Start of Block

# ... 718 lines not shown
    center, cam_intr, bbox = center.contiguous(), cam_intr.contiguous(), bbox.contiguous()
    _chk(center, cam_intr, bbox)
    if counts is None or not counts.matches(center, cam_intr, bbox, scale, bins_n):
        counts = SdfInferCounts(center, cam_intr, bbox, scale, bins_n)
    cl = counts.wait()
    n = sum(cl)
    short = [b for b in range(B) if cl[b] < num_points]
    if short:
        raise ValueError(f"sdf_infer: sample {short[0]} has only {cl[short[0]]} lattice points inside its bbox, fewer "
                         f"than num_points={num_points} (the reference fails at main/model.py:348)")
    counts_h = (C.c_int32 * B)(*cl)
    w = weights.get()
    assert w.C == pyr.C
    nbytes = lib().hoisdf_sdf_infer_workspace(n, B, w.C)
    ws = torch.empty(nbytes, device=dev, dtype=torch.uint8)
    pts = torch.empty(B, num_points, 3, device=dev)
    sdf = torch.empty(B, num_points, device=dev)
    pe = torch.empty(B, num_points, 30, device=dev)
    s = pyr.struct()
    call("hoisdf_sdf_infer", C.byref(s), _p(center), _p(cam_intr), _p(bbox), float(scale), bins_n, B, _p(counts.counts),
         C.addressof(counts_h), num_points, img_hw[0], img_hw[1], C.byref(w), float(clamp), float(drop_p),
         next_seed() if drop_p > 0 else 0, _p(pts), _p(sdf), _p(pe), _p(ws), nbytes, _st())
    return pts, sdf, pe


def select_smallest_abs(sdf_raw, offsets, counts, k: int):
    B = offsets.shape[0]
    sel = torch.empty(B, k, device=sdf_raw.device, dtype=torch.int32)
    call("hoisdf_select_smallest_abs", _p(sdf_raw), _p(offsets), _p(counts), B, k, _p(sel), _st())
    return sel


def gather_rows(src, sel):
    src2 = _rows(src) if src.dim() > 1 else src.reshape(-1, 1)
    n = sel.numel()
    out = torch.empty(n, src2.shape[1], device=src.device, dtype=torch.float32)
    call("hoisdf_gather_rows", _p(src2), src2.stride(0), _p(sel.reshape(-1).contiguous()), n, src2.shape[1], _p(out),
         src2.shape[1], _st())
    return out


class _TokenBuild(torch.autograd.Function):
    @staticmethod
    def forward(ctx, tok, cam, center, pe, feat, sdf, beta, row0):
        B, S, D = tok.shape
        P = cam.shape[0] // B
        feat2 = _rows(feat)
        cam, pe, sdf = cam.contiguous(), pe.reshape(-1, 30).contiguous(), sdf.reshape(-1).contiguous()
        _chk(tok, cam, center, pe, feat2, sdf, beta)
        call("hoisdf_token_build_fwd", _p(cam), _p(center), _p(pe), _p(feat2), feat2.stride(0), _p(sdf), _p(beta),
             _p(tok), B, P, S, row0, D, _st())
        ctx.save_for_backward(feat2, sdf, beta)
        ctx.meta = (B, P, S, row0, D, feat.shape)
        ctx.mark_dirty(tok)
        return tok

    @staticmethod
    def backward(ctx, dtok):
        feat2, sdf, beta = ctx.saved_tensors
        B, P, S, row0, D, fshape = ctx.meta
        dtok = dtok.contiguous()
        dfeat = torch.empty(B * P, D - 33, device=dtok.device, dtype=torch.float32)
        dbeta = _zeros(1, dtok.device)
        part = torch.empty(lib().hoisdf_token_build_bwd_partials(), device=dtok.device, dtype=torch.float32)
        call("hoisdf_token_build_bwd_ordered", _p(dtok), _p(feat2), feat2.stride(0), _p(sdf), _p(beta), _p(dfeat), D - 33,
             _p(dbeta), _p(part), B, P, S, row0, D, _st())
        dtok_in = dtok.clone()
        dtok_in[:, row0:row0 + P] = 0
        return dtok_in, None, None, None, dfeat.view(fshape), None, dbeta, None


def token_build(tok, cam, center, pe, feat, sdf, beta, row0: int):
    return _TokenBuild.apply(tok, cam, center.contiguous(), pe, feat, sdf, beta, row0)


def _attn_out(q, k, v, H, want_lse=True):
    B, Lq, E = q.shape
    Lk = k.shape[1]
    for t, L in ((q, Lq), (k, Lk), (v, Lk)):
        assert t.stride(2) == 1 and t.stride(0) == L * t.stride(1), "attention operands must be row-uniform views"
    o = torch.empty(B, Lq, E, device=q.device, dtype=torch.float32)
    lse = torch.empty(B, H, Lq, device=q.device, dtype=torch.float32) if want_lse else None
    return B, Lq, Lk, E, o, lse


def _attn_fwd(q, k, v, H, kv_len, drop_p, seed):
    B, Lq, Lk, E, o, lse = _attn_out(q, k, v, H)
    call("hoisdf_attention_fwd", _p(q), q.stride(1), _p(k), k.stride(1), _p(v), v.stride(1), _p(o), E, _p(lse),
         B, H, Lq, Lk, kv_len, float(drop_p), seed, _st())
    return o, lse


def _attn_bwd(q, k, v, o, lse, do, dq, dk, dv, H, kv_len, drop_p, seed):
    B, Lq, E = q.shape
    Lk = k.shape[1]
    assert dq.stride(1) == q.stride(1) and dk.stride(1) == k.stride(1) and dv.stride(1) == v.stride(1)
    delta = torch.empty(B, H, Lq, device=q.device, dtype=torch.float32)
    call("hoisdf_attention_bwd", _p(q), q.stride(1), _p(k), k.stride(1), _p(v), v.stride(1), _p(o), E, _p(do), E,
         _p(lse), _p(delta), _p(dq), _p(dk), _p(dv), B, H, Lq, Lk, kv_len, drop_p, seed, _st())


_ATTENTION_EMU = os.environ.get("HOISDF_ATTENTION", "emu") != "f32"


def set_attention_emu(on: bool) -> None:
    global _ATTENTION_EMU
    _ATTENTION_EMU = bool(on)


def attention_emu() -> bool:
    return _ATTENTION_EMU


def _attn_emulated(Lq: int) -> bool:
    return Lq >= 32 and _ATTENTION_EMU


_EMU_PLANES = {}


def _planes_key(q, k, v, H, kv_len):
    return (q.data_ptr(), k.data_ptr(), v.data_ptr(), tuple(q.shape), k.shape[1], H, kv_len)


_ATTN_FORM_H2 = os.environ.get("HOISDF_ATTN_FORM", "h2")[:1].lower() != "b"


def _attn_h2(rows: int) -> bool:
    return _ATTN_FORM_H2 and _GEMM_EMU and _h2() and rows >= _GEMM_EMU_MIN_ROWS


def _attn_fwd_emu(q, k, v, H, kv_len, drop_p, seed, keep=False, heads=None):
    B, Lq, Lk, E, o, lse = _attn_out(q, k, v, H)
    nbytes = lib().hoisdf_attention_emu_workspace(B, H, Lq, Lk, 2 if keep else 0)
    ws = torch.empty(nbytes, device=q.device, dtype=torch.uint8)
    if heads is not None:
        call("hoisdf_attention_fwd_emu_mag", _p(q), q.stride(1), _p(k), k.stride(1), _p(v), v.stride(1), _p(o), E, _p(lse), B, H, Lq, Lk,
             kv_len, float(drop_p), seed, _p(ws), nbytes, 0, _p(heads[0]), _p(heads[1]), _p(heads[2]), None, _st())
        return o, lse
    call("hoisdf_attention_fwd_emu", _p(q), q.stride(1), _p(k), k.stride(1), _p(v), v.stride(1), _p(o), E, _p(lse), B, H, Lq, Lk,
         kv_len, float(drop_p), seed, _p(ws), nbytes, int(keep), _st())
    if keep:
        if len(_EMU_PLANES) >= 64:
            _EMU_PLANES.clear()
        _EMU_PLANES[_planes_key(q, k, v, H, kv_len)] = ws
    return o, lse


def _attn_bwd_emu(q, k, v, o, lse, do, dq, dk, dv, H, kv_len, drop_p, seed, heads=None):
    B, Lq, E = q.shape
    Lk = k.shape[1]
    assert dq.stride(1) == q.stride(1) and dk.stride(1) == k.stride(1) and dv.stride(1) == v.stride(1)
    kept = _EMU_PLANES.pop(_planes_key(q, k, v, H, kv_len), None)
    nbytes = lib().hoisdf_attention_bwd_emu_workspace(B, H, Lq, Lk, int(kept is not None))
    ws = torch.empty(nbytes, device=q.device, dtype=torch.uint8)
    delta = torch.empty(B, H, Lq, device=q.device, dtype=torch.float32)
    if kept is not None:
        kept.record_stream(torch.cuda.current_stream(q.device))
    if heads is not None:
        do_hm = _head_measure(do, E, B * Lq, H, Lq)
        call("hoisdf_attention_bwd_emu_mag", _p(q), q.stride(1), _p(k), k.stride(1), _p(v), v.stride(1), _p(o), E, _p(do), E, _p(lse),
             _p(delta), _p(dq), _p(dk), _p(dv), B, H, Lq, Lk, kv_len, float(drop_p), seed, _p(kept), _p(ws), nbytes, _p(heads[0]),
             _p(heads[1]), _p(heads[2]), _p(do_hm), None, _st())
        return
    call("hoisdf_attention_bwd_emu", _p(q), q.stride(1), _p(k), k.stride(1), _p(v), v.stride(1), _p(o), E, _p(do), E, _p(lse),
         _p(delta), _p(dq), _p(dk), _p(dv), B, H, Lq, Lk, kv_len, float(drop_p), seed, _p(kept), _p(ws), nbytes, _st())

End of Block

Goal of the exercise. Return the lines above precisely as they appear, beginning at the first line and ending at the line with "lattice points inside", and nothing after it.

Answer.
# ... 718 lines not shown
    center, cam_intr, bbox = center.contiguous(), cam_intr.contiguous(), bbox.contiguous()
    _chk(center, cam_intr, bbox)
    if counts is None or not counts.matches(center, cam_intr, bbox, scale, bins_n):
        counts = SdfInferCounts(center, cam_intr, bbox, scale, bins_n)
    cl = counts.wait()
    n = sum(cl)
    short = [b for b in range(B) if cl[b] < num_points]
    if short:
        raise ValueError(f"sdf_infer: sample {short[0]} has only {cl[short[0]]} lattice points inside its bbox, fewer "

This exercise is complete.